* _Required action_: Reproduce word for word the lines between those holding "const bool conv_ok" and "else if (force_tile == 5)", inclusive, and nothing else from the data below.

* _Source records_:
* * *
template <class T>
static void gemm_dispatch(GemmK k, size_t partial_elems, hipStream_t st, int* gn_done, int* lnb_done, int dtype) {
  DH_KNOB(kSplitTiles, "DH_SPLITK_TILES", 200);
  DH_KNOB(kSplitMinK, "DH_SPLITK_MINKT", 32);
  DH_KNOB(kSplitTarget, "DH_SPLITK_TARGET", 256);
  DH_KNOB(kBigTiles, "DH_BIG_TILES", 128);
  DH_KNOB(kNarrowTiles, "DH_NARROW_TILES", 40);
  DH_KNOB(kN320, "DH_GEMM_N320", 224);
  DH_KNOB(kMwBlocks, "DH_GEMM_MW", 64);
  DH_KNOB(kKg2MinKt, "DH_KG2_MINKT", 4);
  DH_KNOB(kManyBlocks, "DH_GEMM_MANY", 512);
  DH_KNOB(kMw128, "DH_GEMM_MW128", 1);
  DH_KNOB(kTwoPerCu, "DH_GEMM_TWO_PER_CU", 1);
#ifdef DH_TUNING
  DH_KNOB(kWnt, "DH_W_NT", 0);
#endif
  const bool lnf = k.ln_s != nullptr;
  g_last_tile = GemmTileReport{};
  int BM = 128, BN = (k.N % 128 == 0) ? 128 : 64;
  const int ktiles = k.K / BK;
  PpPlan pp;
  const bool use_pp = gemm_pp_plan(k, partial_elems, g_pp_force, &pp);
  if (BN == 128 && ktiles >= 16 && cdiv(k.M, 128) * cdiv(k.N, 128) <= kNarrowTiles) BN = 64;
  if (k.M <= 64 || (cdiv(k.M, 128) * cdiv(k.N, BN) < kBigTiles && ktiles < kSplitMinK)) { BM = 64; BN = 64; }
  const bool n320 = kN320 > 0 && k.N % 320 == 0 && k.N <= 960 && !lnf && BM == 128 && BN == 64 && cdiv(k.M, 128) >= kN320;
  if (n320) BN = 320;
  DH_KNOB(kMwShortK, "DH_GEMM_MW_SHORTK", 128);
  const long tiles256 = (long)cdiv(k.M, 256) * cdiv(k.N, 128);
  const bool mw2 = kMwBlocks > 0 && k.N % 128 == 0 && tiles256 >= kMwBlocks &&
                   !(k.M <= 256 && k.M > 128 && cdiv(k.N, 128) < 128) && (tiles256 >= kMwShortK || ktiles >= kSplitMinK);
  if (mw2) { BM = 256; BN = 128; }
  const int glu = k.glu_y ? 1 : (k.glub_x ? 2 : 0);
  if (glu && !(BM == 64 && BN == 64)) { BM = mw2 ? 256 : 128; BN = 128; }
  DH_KNOB(kT160, "DH_GEMM_T160", 224);
  const long tiles160 = (long)cdiv(k.M, 128) * (k.N / 160);
  const bool t160 = kT160 > 0 && k.N % 160 == 0 && !lnf && !glu && !n320 && BM != 64 && tiles160 >= kT160 && tiles160 <= 256;
  if (t160) { BM = 128; BN = 160; }
  if (use_pp) { BM = pp.bm; BN = pp.bn; }
  const int tm = cdiv(k.M, BM), tn = cdiv(k.N, BN), tiles = tm * tn;
  int splits = 1;
  if (use_pp) splits = pp.splits;
  else if (k.partial && !lnf && !glu && tiles < kSplitTiles && ktiles >= kSplitMinK) {
    splits = kSplitTarget / tiles;
    if (splits > ktiles / 4) splits = ktiles / 4;
    if (splits > 32) splits = 32;
    const size_t fit = partial_elems / ((size_t)k.M * k.N);
    if ((size_t)splits > fit) splits = (int)fit;
    if (splits < 1) splits = 1;
  }
#ifdef DH_TUNING
  static const int kLog = getenv("DH_GEMM_LOG") ? atoi(getenv("DH_GEMM_LOG")) : 0;
  const int kForceTile = getenv("DH_FORCE_TILE") ? atoi(getenv("DH_FORCE_TILE")) : 0;
  const int kForceSplits = getenv("DH_FORCE_SPLITS") ? atoi(getenv("DH_FORCE_SPLITS")) : 0;
  int force_tile = 0;
  if (kForceTile && !use_pp && !(k.glu_y || k.glub_x)) {
// ... 38 lines not shown
#else
  dim3 grid(tm, tn, splits);
#endif
  hipEvent_t e0 = nullptr, e1 = nullptr;
  if (g_prof.on) {
    if (g_prof.used + 2 > g_prof.ev.size()) {
      const size_t old = g_prof.ev.size();
      g_prof.ev.resize(old + 4096);
      for (size_t i = old; i < g_prof.ev.size(); ++i) (void)hipEventCreate(&g_prof.ev[i]);
    }
    e0 = g_prof.ev[g_prof.used++];
    e1 = g_prof.ev[g_prof.used++];
    g_prof.flops += 2.0 * (double)k.M * (double)k.N * (double)k.K;
    const double esz = 2.0;
    double a_elems = (double)k.M * k.K;
    if (k.mode != A_DENSE && k.Hout > 0 && k.Wout > 0) a_elems = (double)k.M / ((double)k.Hout * k.Wout) * k.Hin * k.Win * k.Cin;
    double c_elems = (double)k.M * k.N * (k.C ? 1.0 : 0.0) + (k.R ? (double)k.M * k.N : 0.0);
    if (k.glu_y) c_elems += 0.5 * (double)k.M * k.N;
    if (k.glub_x) c_elems += 4.0 * (double)k.M * k.N;
    if (k.gn_epi == 2) c_elems += (double)k.M * k.N;
    g_prof.bytes += esz * (a_elems + (double)k.N * k.K + c_elems);
    g_prof.e0 = e0; g_prof.e1 = e1;
  }
  int gm = GM_GENERIC;
  if (k.mode == A_DENSE) gm = GM_DENSE;
  else if (k.mode == A_CONV3 && k.stride == 1 && k.up == 0 && k.pad == 1) gm = GM_CONV_S1;
  if (!use_pp) {
    k.pp_a_bytes = 0; k.pp_w_bytes = 0;
    size_t ab = 0;
    if (k.mode == A_DENSE) ab = ((size_t)(k.M - 1) * k.lda + k.K) * 2;
    else if (k.Hout > 0 && k.Wout > 0 && k.M % (k.Hout * k.Wout) == 0)
      ab = (size_t)(k.M / (k.Hout * k.Wout)) * k.Hin * k.Win * (size_t)k.lda * 2;
    const size_t wb = (size_t)align_up((size_t)k.N, 64) * k.K * 2;
    const bool conv_ok = k.mode == A_DENSE || (k.Cin % 64 == 0 && k.K == 9 * k.Cin);
    if ((g_buf_stage & 1) && ab > 0 && conv_ok && ab + (size_t)(k.Win + 1) * k.lda * 2 < 0x7ff00000ull && wb < 0x7ff00000ull && k.lda % 8 == 0 &&
        ((size_t)k.A & 15) == 0 && ((size_t)k.W & 15) == 0) {
      k.pp_a_bytes = (unsigned)ab; k.pp_w_bytes = (unsigned)wb;
    }
  }
#ifdef DH_TUNING
  static const int kAbl = getenv("DH_GEMM_ABLATE") ? atoi(getenv("DH_GEMM_ABLATE")) : 0;
  if (kAbl == 1 && BM == 128 && BN == 128) { hipLaunchKernelGGL((k_gemm_dma<T, 128, 128, 4, GM_CONV_S1, 1>), grid, dim3(256), 0, st, k); }
  else if (kAbl == 2 && BM == 128 && BN == 128) { hipLaunchKernelGGL((k_gemm_dma<T, 128, 128, 4, GM_CONV_S1, 2>), grid, dim3(256), 0, st, k); }
  else if (kAbl == 3 && BM == 128 && BN == 128) { hipLaunchKernelGGL((k_gemm_dma<T, 128, 128, 4, GM_DENSE, 1>), grid, dim3(256), 0, st, k); }
  else if (kAbl == 1 && mw2 && gm == GM_CONV_S1) { hipLaunchKernelGGL((k_gemm_dma<T, 256, 128, 3, GM_CONV_S1, 1, 1, 1, 2>), grid, dim3(512), 0, st, k); }
  else if (kAbl == 2 && mw2 && gm == GM_CONV_S1) { hipLaunchKernelGGL((k_gemm_dma<T, 256, 128, 3, GM_CONV_S1, 2, 1, 1, 2>), grid, dim3(512), 0, st, k); }
  else if (kAbl == 1 && mw2 && gm == GM_DENSE && !lnf) { hipLaunchKernelGGL((k_gemm_dma<T, 256, 128, 3, GM_DENSE, 1, 1, 1, 2>), grid, dim3(512), 0, st, k); }
  else if (kAbl == 2 && mw2 && gm == GM_DENSE && !lnf) { hipLaunchKernelGGL((k_gemm_dma<T, 256, 128, 3, GM_DENSE, 2, 1, 1, 2>), grid, dim3(512), 0, st, k); }
  else if (force_tile == 1) launch_tile<T, 64, 64, 4, 1, 1, 1>(gm, lnf, grid, st, k);
  else if (force_tile == 2) launch_tile<T, 128, 64, 3, 1, 2, 1>(gm, lnf, grid, st, k);
  else if (force_tile == 3) launch_tile<T, 128, 64, 5, 1, 1, 1>(gm, lnf, grid, st, k);
  else if (force_tile == 4) launch_tile<T, 128, 128, 4, 1, 1, 2>(gm, lnf, grid, st, k);
  else if (force_tile == 5) launch_tile<T, 128, 128, 4, 1, 1, 1>(gm, lnf, grid, st, k);
  else if (force_tile == 6) launch_tile<T, 256, 128, 3, 1, 1, 2>(gm, lnf, grid, st, k);
  else if (force_tile == 7) launch_tile<T, 128, 160, 4, 1, 1, 1>(gm, false, grid, st, k);
  else
#endif
  if (use_pp) { pp.splits = splits; g_last_tile.bm = pp.bm; g_last_tile.bn = pp.bn; launch_gemm_pp(dtype, k, pp, st, g_prof.e0, g_prof.e1); }
  else if (t160) launch_tile<T, 128, 160, 4, 1, 1, 1>(gm, false, grid, st, k);
  else if (mw2) launch_tile<T, 256, 128, 3, 1, 1, 2>(gm, lnf, grid, st, k, glu);
  else if (BM == 128 && BN == 128 && (glu || (kMw128 && tiles_per_split >= kMw128))) launch_tile<T, 128, 128, 4, 1, 1, 2>(gm, lnf, grid, st, k, glu);
  else if (kTwoPerCu && BM == 128 && BN == 64 && tiles * splits > 256 && tiles * splits <= 512)
    launch_tile<T, 128, 64, 3, 1, 1, 1>(gm, lnf, grid, st, k);
  else if (BM == 128 && BN == 64 && tiles_per_split >= kKg2MinKt) launch_tile<T, 128, 64, 3, 1, 2, 1>(gm, lnf, grid, st, k);
  else if (BN == 320) launch_tile<T, 128, 320, 2, 1, 1, 2>(gm, false, grid, st, k);
  else if (BM == 64) launch_tile<T, 64, 64, 4, 1, 1, 1>(gm, lnf, grid, st, k, glu);
  else if (BN == 128 && kManyBlocks > 0 && tiles * splits >= kManyBlocks) launch_tile<T, 128, 128, 2, 1, 1, 1>(gm, lnf, grid, st, k);
  else if (BN == 128) launch_tile<T, 128, 128, 4, 1, 1, 1>(gm, lnf, grid, st, k);
  else launch_tile<T, 128, 64, 5, 1, 1, 1>(gm, lnf, grid, st, k);
  g_prof.e0 = g_prof.e1 = nullptr;
  g_last_tile.splits = splits; g_last_tile.pp = use_pp ? 1 : 0; g_last_tile.gn_epi = k.gn_epi;
  if (k.gn_epi) *gn_done = k.gn_S;
  if (splits > 1) {
    if (k.gn_part && k.gn_G > 0 && k.gn_HW > 0 && k.N % k.gn_G == 0 && (GN_GB * (k.N / k.gn_G)) % 8 == 0 &&
        GN_GB * (k.N / k.gn_G) <= 2048 && k.M % k.gn_HW == 0) {
      k.gn_S = gn_slices(k.gn_HW, k.M / k.gn_HW);
      if (k.gnb_x) hipLaunchKernelGGL((k_splitk_reduce_gn<T, true>), dim3(k.gn_S, cdiv(k.gn_G, GN_GB), k.M / k.gn_HW), dim3(256), 0, st, k);
      else hipLaunchKernelGGL((k_splitk_reduce_gn<T, false>), dim3(k.gn_S, cdiv(k.gn_G, GN_GB), k.M / k.gn_HW), dim3(256), 0, st, k);
      g_last_tile.reduce_gn = 1;
      if (gn_done) *gn_done = 1;
    } else if (k.lnb_x && lnb_done && !k.bias && !k.rowvec && !k.R && !k.act_silu && k.N % 8 == 0 && k.ldc == k.N) {
      launch_splitk_reduce_ln_bwd(dtype, k.partial, splits, k.lnb_x, k.lnb_gamma, k.lnb_stats, k.lnb_add, k.lnb_dx, k.M, k.N, st);
      *lnb_done = 1;
    } else {
      const size_t groups = (size_t)k.M * k.N / 4;
      hipLaunchKernelGGL((k_splitk_reduce<T>), dim3((unsigned)((groups + 255) / 256)), dim3(256), 0, st, k);
    }
  }
}
#undef DH_KNOB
* * *
* _Exercise solution_:
    const bool conv_ok = k.mode == A_DENSE || (k.Cin % 64 == 0 && k.K == 9 * k.Cin);
    if ((g_buf_stage & 1) && ab > 0 && conv_ok && ab + (size_t)(k.Win + 1) * k.lda * 2 < 0x7ff00000ull && wb < 0x7ff00000ull && k.lda % 8 == 0 &&
        ((size_t)k.A & 15) == 0 && ((size_t)k.W & 15) == 0) {
      k.pp_a_bytes = (unsigned)ab; k.pp_w_bytes = (unsigned)wb;
    }
  }
#ifdef DH_TUNING
  static const int kAbl = getenv("DH_GEMM_ABLATE") ? atoi(getenv("DH_GEMM_ABLATE")) : 0;
  if (kAbl == 1 && BM == 128 && BN == 128) { hipLaunchKernelGGL((k_gemm_dma<T, 128, 128, 4, GM_CONV_S1, 1>), grid, dim3(256), 0, st, k); }
  else if (kAbl == 2 && BM == 128 && BN == 128) { hipLaunchKernelGGL((k_gemm_dma<T, 128, 128, 4, GM_CONV_S1, 2>), grid, dim3(256), 0, st, k); }
  else if (kAbl == 3 && BM == 128 && BN == 128) { hipLaunchKernelGGL((k_gemm_dma<T, 128, 128, 4, GM_DENSE, 1>), grid, dim3(256), 0, st, k); }
  else if (kAbl == 1 && mw2 && gm == GM_CONV_S1) { hipLaunchKernelGGL((k_gemm_dma<T, 256, 128, 3, GM_CONV_S1, 1, 1, 1, 2>), grid, dim3(512), 0, st, k); }
  else if (kAbl == 2 && mw2 && gm == GM_CONV_S1) { hipLaunchKernelGGL((k_gemm_dma<T, 256, 128, 3, GM_CONV_S1, 2, 1, 1, 2>), grid, dim3(512), 0, st, k); }
  else if (kAbl == 1 && mw2 && gm == GM_DENSE && !lnf) { hipLaunchKernelGGL((k_gemm_dma<T, 256, 128, 3, GM_DENSE, 1, 1, 1, 2>), grid, dim3(512), 0, st, k); }
  else if (kAbl == 2 && mw2 && gm == GM_DENSE && !lnf) { hipLaunchKernelGGL((k_gemm_dma<T, 256, 128, 3, GM_DENSE, 2, 1, 1, 2>), grid, dim3(512), 0, st, k); }
  else if (force_tile == 1) launch_tile<T, 64, 64, 4, 1, 1, 1>(gm, lnf, grid, st, k);
  else if (force_tile == 2) launch_tile<T, 128, 64, 3, 1, 2, 1>(gm, lnf, grid, st, k);
  else if (force_tile == 3) launch_tile<T, 128, 64, 5, 1, 1, 1>(gm, lnf, grid, st, k);
  else if (force_tile == 4) launch_tile<T, 128, 128, 4, 1, 1, 2>(gm, lnf, grid, st, k);
  else if (force_tile == 5) launch_tile<T, 128, 128, 4, 1, 1, 1>(gm, lnf, grid, st, k);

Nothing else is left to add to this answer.